Nearly 5 million views on it now.


----------



## theclaud (7 Feb 2012)

Blimey Banjo - that is a bit of a shocker. There are more of these appearing, you say? Can you post a Google Maps link with the location?


----------



## dawesome (7 Feb 2012)

They painted lanes in door zones in Waltham Forest:


----------



## snorri (8 Feb 2012)

It would be interesting to drop into any correspondence with the roads authority that you have to use this road in connection with your work, and you are thinking about informing the Health and Safety Executive as these road markings constitute a hazard in your workplace.
http://www.hse.gov.uk/roadsafety/index.htm
I was having problems with some poorly marked road works, and was getting nowhere with the roads authority until I mentioned HSE and the problem was sorted pdq, I will never know if this was just a coincidence. 
Road works guarding is just a temporary measure and the OP is concerned with markings of a more permanent nature, but it's worth a try.


----------



## Gandalf (8 Feb 2012)

I have no idea if road design was a factor here, but it does show how serious the consequences can be. R.I.P.
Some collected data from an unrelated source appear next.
template <int THREADS, bool POW2, bool LDS_RECORDS, bool DYNAMIC_ITEMS, bool COMPACT, bool PARTS = false,
          bool STRIPS = false>
__device__ __forceinline__ void match_lane_body(
  const MatchArgs & a, const double4 * __restrict__ outer, const uint8_t * __restrict__ map_image,
  const LaneGeom & geo)
{
  extern __shared__ __align__(16) double lds[];
  const GridDesc & g = a.grid;
#if defined(NDT2D_LANE_HIST) || defined(NDT2D_LANE_PATHS)
  if (blockIdx.x == 0 && threadIdx.x == 0) g_lane_hist = a.scores;
#endif
  uint8_t * lds_map = reinterpret_cast<uint8_t *>(lds);
  const uint32_t map_bytes = static_cast<uint32_t>(geo.map_h) * kMapStride;
  const uint32_t rank_bytes = COMPACT ? compact_rank_bytes(g.ncell) : 0u;
  double * lds_cells = lds + (map_bytes + rank_bytes) / sizeof(double);

  if (COMPACT)
  {
    const uint4 * src_rank = reinterpret_cast<const uint4 *>(g.cell_rank);
    uint4 * dst_rank = reinterpret_cast<uint4 *>(lds_map + map_bytes + kRankLead);
    for (uint32_t i = threadIdx.x; i < (rank_bytes - kRankLead) / 16; i += THREADS) dst_rank[i] = src_rank[i];
    if (threadIdx.x == 0)
    {
      reinterpret_cast<uint16_t *>(lds_map + map_bytes + kRankLead)[-1] = static_cast<uint16_t>(g.n_occ);
    }
    const uint32_t n2 = (g.n_occ + 1) * kCellDoubles / 2;
    const double2 * src = reinterpret_cast<const double2 *>(g.compact_records);
    double2 * dst = reinterpret_cast<double2 *>(lds_cells);
    for (uint32_t i = threadIdx.x; i < n2; i += THREADS) dst[i] = src[i];
  }
  else if (LDS_RECORDS)
  {
    stage_grid_to_lds(g, lds_cells);
  }
  {
    const uint32_t n16 = static_cast<uint32_t>(kMapStride) * geo.map_h / 16;
    const uint4 * src = reinterpret_cast<const uint4 *>(map_image);
    uint4 * dst = reinterpret_cast<uint4 *>(lds_map);
    for (uint32_t i = threadIdx.x; i < n16; i += THREADS) dst[i] = src[i];
  }
  __syncthreads();

#ifdef NDT2D_LANE_TRACE
  const unsigned long long trace_t0 = wall_clock64();
  unsigned long long trace_last = trace_t0, trace_max = 0, trace_last_start = trace_t0;
  uint32_t trace_items = 0, trace_prev_item = 0, trace_flagged = 0;
#endif
  LaneCtx c;
  c.rank_address = map_bytes + (COMPACT ? kRankLead : 0u);
  c.lds_cells_address = map_bytes + rank_bytes;
  c.sub_log2 = static_cast<uint32_t>(geo.sub_log2);
  c.exact_index = geo.block_log2 > 0 ? 1u : 0u;
  c.idx_bias = static_cast<uint32_t>(geo.pad - geo.win_y0) * g.size_x +
               static_cast<uint32_t>(geo.pad - geo.win_x0);
  c.size_x = g.size_x;

  const uint32_t lane = threadIdx.x & (kWave - 1);
  const uint32_t wave = __builtin_amdgcn_readfirstlane(threadIdx.x >> 6);
  const uint32_t n_lin = a.n_lin;
  static_assert(!STRIPS || (DYNAMIC_ITEMS && !PARTS), "strip tiles: the unsplit dynamic-item forms only");
  const LaneTiling tiling = lane_tiling(n_lin, STRIPS);
  const uint32_t patches = tiling.per_theta;
  const uint32_t n_items = (a.th_end - a.th_begin) * patches * (PARTS ? a.beam_parts : 1u);
  constexpr uint32_t kLaneWaves = THREADS / kWave;
  const uint32_t n_workers = gridDim.x * kLaneWaves;
  const uint32_t worker = wave * gridDim.x + blockIdx.x;
  const uint64_t per_theta = static_cast<uint64_t>(n_lin) * n_lin;
  const uint32_t th_mid = (a.th_end - a.th_begin - 1u) / 2u;
  const uint32_t home_shard = blockIdx.x % kItemShards;
  const double inv_scaled = geo.inv_scaled;

  double best_s = 0.0;
  double best_i = kNoIndex;
  double acc[10];
#pragma unroll
  for (int k = 0; k < 10; ++k) acc[k] = 0.0;
  for (uint32_t item = worker; item < n_items;)
  {
    uint32_t t, p;
#ifdef NDT2D_LANE_TRACE
    {
      const unsigned long long now = wall_clock64();
      if (trace_items > 0 && now - trace_last > trace_max) trace_max = now - trace_last;
      if (trace_items > 0 && a.scores != nullptr && lane == 0)
      {
        a.scores[5 * 8192 + 150000 + trace_prev_item] = static_cast<double>(now - trace_last);
        a.scores[5 * 8192 + 300000 + trace_prev_item] = static_cast<double>(trace_flagged);
      }
      trace_flagged = 0;
      trace_prev_item = item;
      trace_last = now;
      trace_last_start = now;
      ++trace_items;
      if (a.scores != nullptr && lane == 0) a.scores[5 * 8192 + item] = static_cast<double>(now);
    }
#endif
    const uint32_t whole_item = PARTS ? item / a.beam_parts : item;
    const uint32_t part = PARTS ? item - whole_item * a.beam_parts : 0u;
    item_step(whole_item, patches, th_mid, t, p);
    uint32_t x0, y0, h_log2, x_end;
    if (STRIPS)
    {
      lane_tile(tiling, n_lin, p, x0, y0, h_log2, x_end);
    }
    else
    {
      x0 = p / tiling.row * kPatch;
      y0 = (p - p / tiling.row * tiling.row) * kPatch;
      h_log2 = 3;
      x_end = n_lin;
    }
    const bool strip_tile = STRIPS && p >= tiling.core;
    uint32_t lane_here = lane;
    asm volatile("" : "+v"(lane_here));
    const uint32_t ix = x0 + (lane_here >> h_log2);
    const uint32_t iy = y0 + (lane_here & ((1u << h_log2) - 1u));
    const double dx = a.dlin[min(ix, x_end - 1)];
    const double dy = a.dlin[min(iy, n_lin - 1)];
    const double dxy = packed_offset(dx, dy, inv_scaled);
    const double4 * __restrict__ row = outer + static_cast<size_t>(t) * a.n_beams;

    double sum = 0.0;
    SkipState skip = skip_state(0.0, geo.no_skip);
    NDT2D_PATH(200, 1);
    const double dxy_corner = __hiloint2double(__builtin_amdgcn_readfirstlane(__double2hiint(dxy)),
                                               __builtin_amdgcn_readfirstlane(__double2loint(dxy)));
    const uint32_t beams_begin = PARTS ? part * a.part_beams : 0u;
    const uint32_t beams_end = PARTS ? min(beams_begin + a.part_beams, a.n_beams) : a.n_beams;
    for (uint32_t b0 = beams_begin; b0 < beams_end; b0 += kWave)
    {
      uint64_t can_score = ~0ull;
      if (geo.box_span >= 0)
      {
        const double k = row[min(b0 + lane, a.n_beams - 1u)].z;
        if (strip_tile)
        {
          const bool along_x = h_log2 < 3u;
          can_score = __builtin_amdgcn_ballot_w64(
            strip_can_score(k + dxy_corner, along_x ? geo.strip_span_long : geo.strip_span_short,
                            along_x ? geo.strip_span_short : geo.strip_span_long));
        }
        else
        {
          can_score = __builtin_amdgcn_ballot_w64(patch_can_score(k + dxy_corner, geo.box_span));
        }
        NDT2D_PATH(201, 1);
      }
#ifdef NDT2D_LANE_TRACE
      trace_flagged += static_cast<uint32_t>(__popcll(can_score));
#endif
      const uint32_t chunk_end = min(b0 + static_cast<uint32_t>(kWave), beams_end);
      uint32_t b = b0;
      for (; b + kUnroll <= chunk_end; b += kUnroll, can_score >>= kUnroll)
      {
        if ((can_score & ((1ull << kUnroll) - 1ull)) == 0ull) continue;
        double4 o[kUnroll];
#pragma unroll
        for (int u = 0; u < kUnroll; ++u) o[u] = row[b + u];
        __builtin_amdgcn_s_setprio(3);
        lane_beams<kUnroll, POW2, LDS_RECORDS, true, COMPACT>(g, c, o, dx, dy, dxy, sum, skip, geo.no_skip);
        __builtin_amdgcn_s_setprio(0);
      }
      for (; b < chunk_end; ++b, can_score >>= 1)
      {
        if ((can_score & 1ull) == 0ull) continue;
        const double4 one[1] = {row[b]};
        lane_beams<1, POW2, LDS_RECORDS, true, COMPACT>(g, c, one, dx, dy, dxy, sum, skip, geo.no_skip);
      }
    }

    if (PARTS)
    {
      a.part_sums[static_cast<size_t>(item) * kWave + lane] = sum;
      uint32_t next = n_items;
      if (lane == kWave - 1)
      {
        for (uint32_t tried = 0; tried < kItemShards && next >= n_items; ++tried)
        {
          const uint32_t shard = (home_shard + tried) % kItemShards;
          const uint32_t k = atomicAdd(a.next_item + shard * kItemShardStride, 1u);
          const uint64_t candidate = static_cast<uint64_t>(n_workers) + static_cast<uint64_t>(k) * kItemShards + shard;
          if (candidate < n_items) next = static_cast<uint32_t>(candidate);
        }
      }
      item = static_cast<uint32_t>(__builtin_amdgcn_readlane(static_cast<int>(next), kWave - 1));
      continue;
    }
    uint32_t lane_again = lane;
    asm volatile("" : "+v"(lane_again));
    const uint32_t ix_e = x0 + (lane_again >> h_log2);
    const uint32_t iy_e = y0 + (lane_again & ((1u << h_log2) - 1u));
    if ((ix_e < x_end) & (iy_e < n_lin))
    {
      const uint32_t ix = ix_e, iy = iy_e;
      const double score = -sum;
      const uint64_t local = static_cast<uint64_t>(t) * per_theta + static_cast<uint64_t>(ix) * n_lin + iy;
      const double flat = static_cast<double>(
        static_cast<uint64_t>(a.th_begin + t * a.th_stride) * per_theta + static_cast<uint64_t>(ix) * n_lin + iy);
      if (DYNAMIC_ITEMS)
      {
        if (score < best_s)
        {
          best_s = score;
          best_i = flat;
        }
      }
      else if (score < 0.0)
      {
        merge_best(score, flat, best_s, best_i);
      }
      const double dt = a.dth[a.th_begin + t * a.th_stride];
      acc[0] += (dx * dx) * score;
      acc[1] += (dx * dy) * score;
      acc[2] += (dx * dt) * score;
      acc[3] += (dy * dy) * score;
      acc[4] += (dy * dt) * score;
      acc[5] += (dt * dt) * score;
      acc[6] += dx * score;
      acc[7] += dy * score;
      acc[8] += dt * score;
      acc[9] += score;
#if !defined(NDT2D_LANE_HIST) && !defined(NDT2D_LANE_TRACE) && !defined(NDT2D_LANE_PATHS)
      if (a.scores != nullptr) a.scores[local] = score;
#endif
    }

    if (!DYNAMIC_ITEMS)
    {
      item += n_workers;
      continue;
    }
    if (wave_any(sum != 0.0))
    {
      NDT2D_PATH(209, 1);
      wave_best_to_last_lane(best_s, best_i);
#pragma unroll
      for (int k = 0; k < 10; ++k) acc[k] = wave_sum_to_last_lane(acc[k]);
    }

    uint32_t next = n_items;
    if (lane == kWave - 1)
    {
      double * out = a.partials + static_cast<size_t>(item) * kRecord;
      out[0] = best_s;
      out[1] = best_i;
#pragma unroll
      for (int k = 0; k < 10; ++k) out[2 + k] = acc[k];
      for (uint32_t tried = 0; tried < kItemShards && next >= n_items; ++tried)
      {
        const uint32_t shard = (home_shard + tried) % kItemShards;
        const uint32_t k = atomicAdd(a.next_item + shard * kItemShardStride, 1u);
        const uint64_t candidate = static_cast<uint64_t>(n_workers) + static_cast<uint64_t>(k) * kItemShards + shard;
        if (candidate < n_items) next = static_cast<uint32_t>(candidate);
      }
    }
    item = static_cast<uint32_t>(__builtin_amdgcn_readlane(static_cast<int>(next), kWave - 1));
    best_s = 0.0;
    best_i = no_index_here();
#pragma unroll
    for (int k = 0; k < 10; ++k) acc[k] = 0.0;
  }
#ifdef NDT2D_LANE_TRACE
  if (a.scores != nullptr && lane == 0)
  {
    const unsigned long long now = wall_clock64();
    if (trace_items > 0 && now - trace_last > trace_max) trace_max = now - trace_last;
    if (trace_items > 0) a.scores[5 * 8192 + 150000 + trace_prev_item] = static_cast<double>(now - trace_last);
    if (trace_items > 0) a.scores[5 * 8192 + 300000 + trace_prev_item] = static_cast<double>(trace_flagged);
    a.scores[5 * worker] = static_cast<double>(trace_t0);
    a.scores[5 * worker + 1] = static_cast<double>(now);
    a.scores[5 * worker + 2] = static_cast<double>(trace_items);
    a.scores[5 * worker + 3] = static_cast<double>(trace_max);
    a.scores[5 * worker + 4] = static_cast<double>(trace_last_start);
  }
#endif
  if (!DYNAMIC_ITEMS)
  {
    wave_best_to_last_lane(best_s, best_i);
#pragma unroll
    for (int k = 0; k < 10; ++k) acc[k] = wave_sum_to_last_lane(acc[k]);
    if (lane == kWave - 1)
    {
      double * out = a.partials + static_cast<size_t>(worker) * kRecord;
      out[0] = best_s;
      out[1] = best_i;
#pragma unroll
      for (int k = 0; k < 10; ++k) out[2 + k] = acc[k];
    }
  }
}

template <int THREADS, bool POW2, bool LDS_RECORDS, bool DYNAMIC_ITEMS, bool STRIPS = false>
__global__ void __launch_bounds__(THREADS) match_lane_kernel(
  const MatchArgs a, const double4 * __restrict__ outer, const uint8_t * __restrict__ map_image,
  const LaneGeom geo)
{
  match_lane_body<THREADS, POW2, LDS_RECORDS, DYNAMIC_ITEMS, false, false, STRIPS>(a, outer, map_image, geo);
}

template <bool STRIPS>
__global__ void __launch_bounds__(kLaneThreadsCompact) __attribute__((amdgpu_waves_per_eu(NDT2D_LANE_COMPACT_WAVES_PER_EU)))
match_lane_compact_kernel(const MatchArgs a, const double4 * __restrict__ outer,
                          const uint8_t * __restrict__ map_image, const LaneGeom geo)
{
  match_lane_body<kLaneThreadsCompact, true, true, true, true, false, STRIPS>(a, outer, map_image, geo);
}

template <bool POW2, bool STRIPS>
__global__ void __launch_bounds__(kLaneThreadsCompact) __attribute__((amdgpu_waves_per_eu(NDT2D_LANE_COMPACT_WAVES_PER_EU)))
match_lane_gather6_kernel(const MatchArgs a, const double4 * __restrict__ outer,
                          const uint8_t * __restrict__ map_image, const LaneGeom geo)
{
  match_lane_body<kLaneThreadsCompact, POW2, false, true, false, false, STRIPS>(a, outer, map_image, geo);
}

__global__ void __launch_bounds__(kLaneThreadsCompact) __attribute__((amdgpu_waves_per_eu(NDT2D_LANE_COMPACT_WAVES_PER_EU)))
match_lane_compact_parts_kernel(const MatchArgs a, const double4 * __restrict__ outer,
                                const uint8_t * __restrict__ map_image, const LaneGeom geo)
{
  match_lane_body<kLaneThreadsCompact, true, true, true, true, true>(a, outer, map_image, geo);
}

template <bool POW2>
__global__ void __launch_bounds__(kLaneThreadsCompact) __attribute__((amdgpu_waves_per_eu(NDT2D_LANE_COMPACT_WAVES_PER_EU)))
match_lane_gather6_parts_kernel(const MatchArgs a, const double4 * __restrict__ outer,
                                const uint8_t * __restrict__ map_image, const LaneGeom geo)
{
  match_lane_body<kLaneThreadsCompact, POW2, false, true, false, true>(a, outer, map_image, geo);
}

__global__ void __launch_bounds__(256) match_lane_combine_kernel(const MatchArgs a)
{
  const uint32_t lane = threadIdx.x & (kWave - 1);
  const uint32_t n_lin = a.n_lin;
  const uint32_t patches_1d = (n_lin + kPatch - 1) / kPatch;
  const uint32_t patches = patches_1d * patches_1d;
  const uint32_t n_items = (a.th_end - a.th_begin) * patches;
  const uint32_t item = blockIdx.x * 4u + (threadIdx.x >> 6);
  if (item >= n_items) return;
  const uint32_t th_mid = (a.th_end - a.th_begin - 1u) / 2u;
  uint32_t t, pxi, pyi;
  item_place(item, patches, patches_1d, th_mid, t, pxi, pyi);
  const uint32_t ix = pxi * kPatch + (lane >> 3);
  const uint32_t iy = pyi * kPatch + (lane & 7);
  const bool valid = (ix < n_lin) & (iy < n_lin);
  const double * p = a.part_sums + static_cast<size_t>(item) * a.beam_parts * kWave + lane;
  double sum = p[0];
  for (uint32_t j = 1; j < a.beam_parts; ++j) sum += p[static_cast<size_t>(j) * kWave];
  double best_s = 0.0;
  double best_i = kNoIndex;
  double acc[10];
#pragma unroll
  for (int k = 0; k < 10; ++k) acc[k] = 0.0;
  if (valid)
  {
    const double dx = a.dlin[ix];
    const double dy = a.dlin[iy];
    const double score = -sum;
    const uint64_t per_theta = static_cast<uint64_t>(n_lin) * n_lin;
    const uint64_t in_theta = static_cast<uint64_t>(ix) * n_lin + iy;
    const uint32_t ith = a.th_begin + t * a.th_stride;
    if (score < 0.0)
    {
      best_s = score;
      best_i = static_cast<double>(static_cast<uint64_t>(ith) * per_theta + in_theta);
    }
    const double dt = a.dth[ith];
    acc[0] = (dx * dx) * score;
    acc[1] = (dx * dy) * score;
    acc[2] = (dx * dt) * score;
    acc[3] = (dy * dy) * score;
    acc[4] = (dy * dt) * score;
    acc[5] = (dt * dt) * score;
    acc[6] = dx * score;
    acc[7] = dy * score;
    acc[8] = dt * score;
    acc[9] = score;
#ifndef NDT2D_LANE_TRACE
    if (a.scores != nullptr) a.scores[static_cast<uint64_t>(t) * per_theta + in_theta] = score;
#endif
  }
  wave_best_to_last_lane(best_s, best_i);
#pragma unroll
  for (int k = 0; k < 10; ++k) acc[k] = wave_sum_to_last_lane(acc[k]);
  if (lane == kWave - 1)
  {
    double * out = a.partials + static_cast<size_t>(item) * kRecord;
    out[0] = best_s;
    out[1] = best_i;
#pragma unroll
    for (int k = 0; k < 10; ++k) out[2 + k] = acc[k];
  }
}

http://www.newsshopper.co.uk/news/9516706.Police_appeal_for_witnesses_to_fatal_crash_in_Beckenham/

POLICE are appealing for witnesses to a crash in which a cyclist died.
James Darby, 44, was cycling along Upper Elmers End Road in Beckenham when he was in collision with a stationary blue Fiat Panda.
The incident took place on Saturday January 7 at about 6.10pm.
The car was parked on Upper Elmers End Road and as the female driver was getting out of her car, Mr Darby collided with the driver's door.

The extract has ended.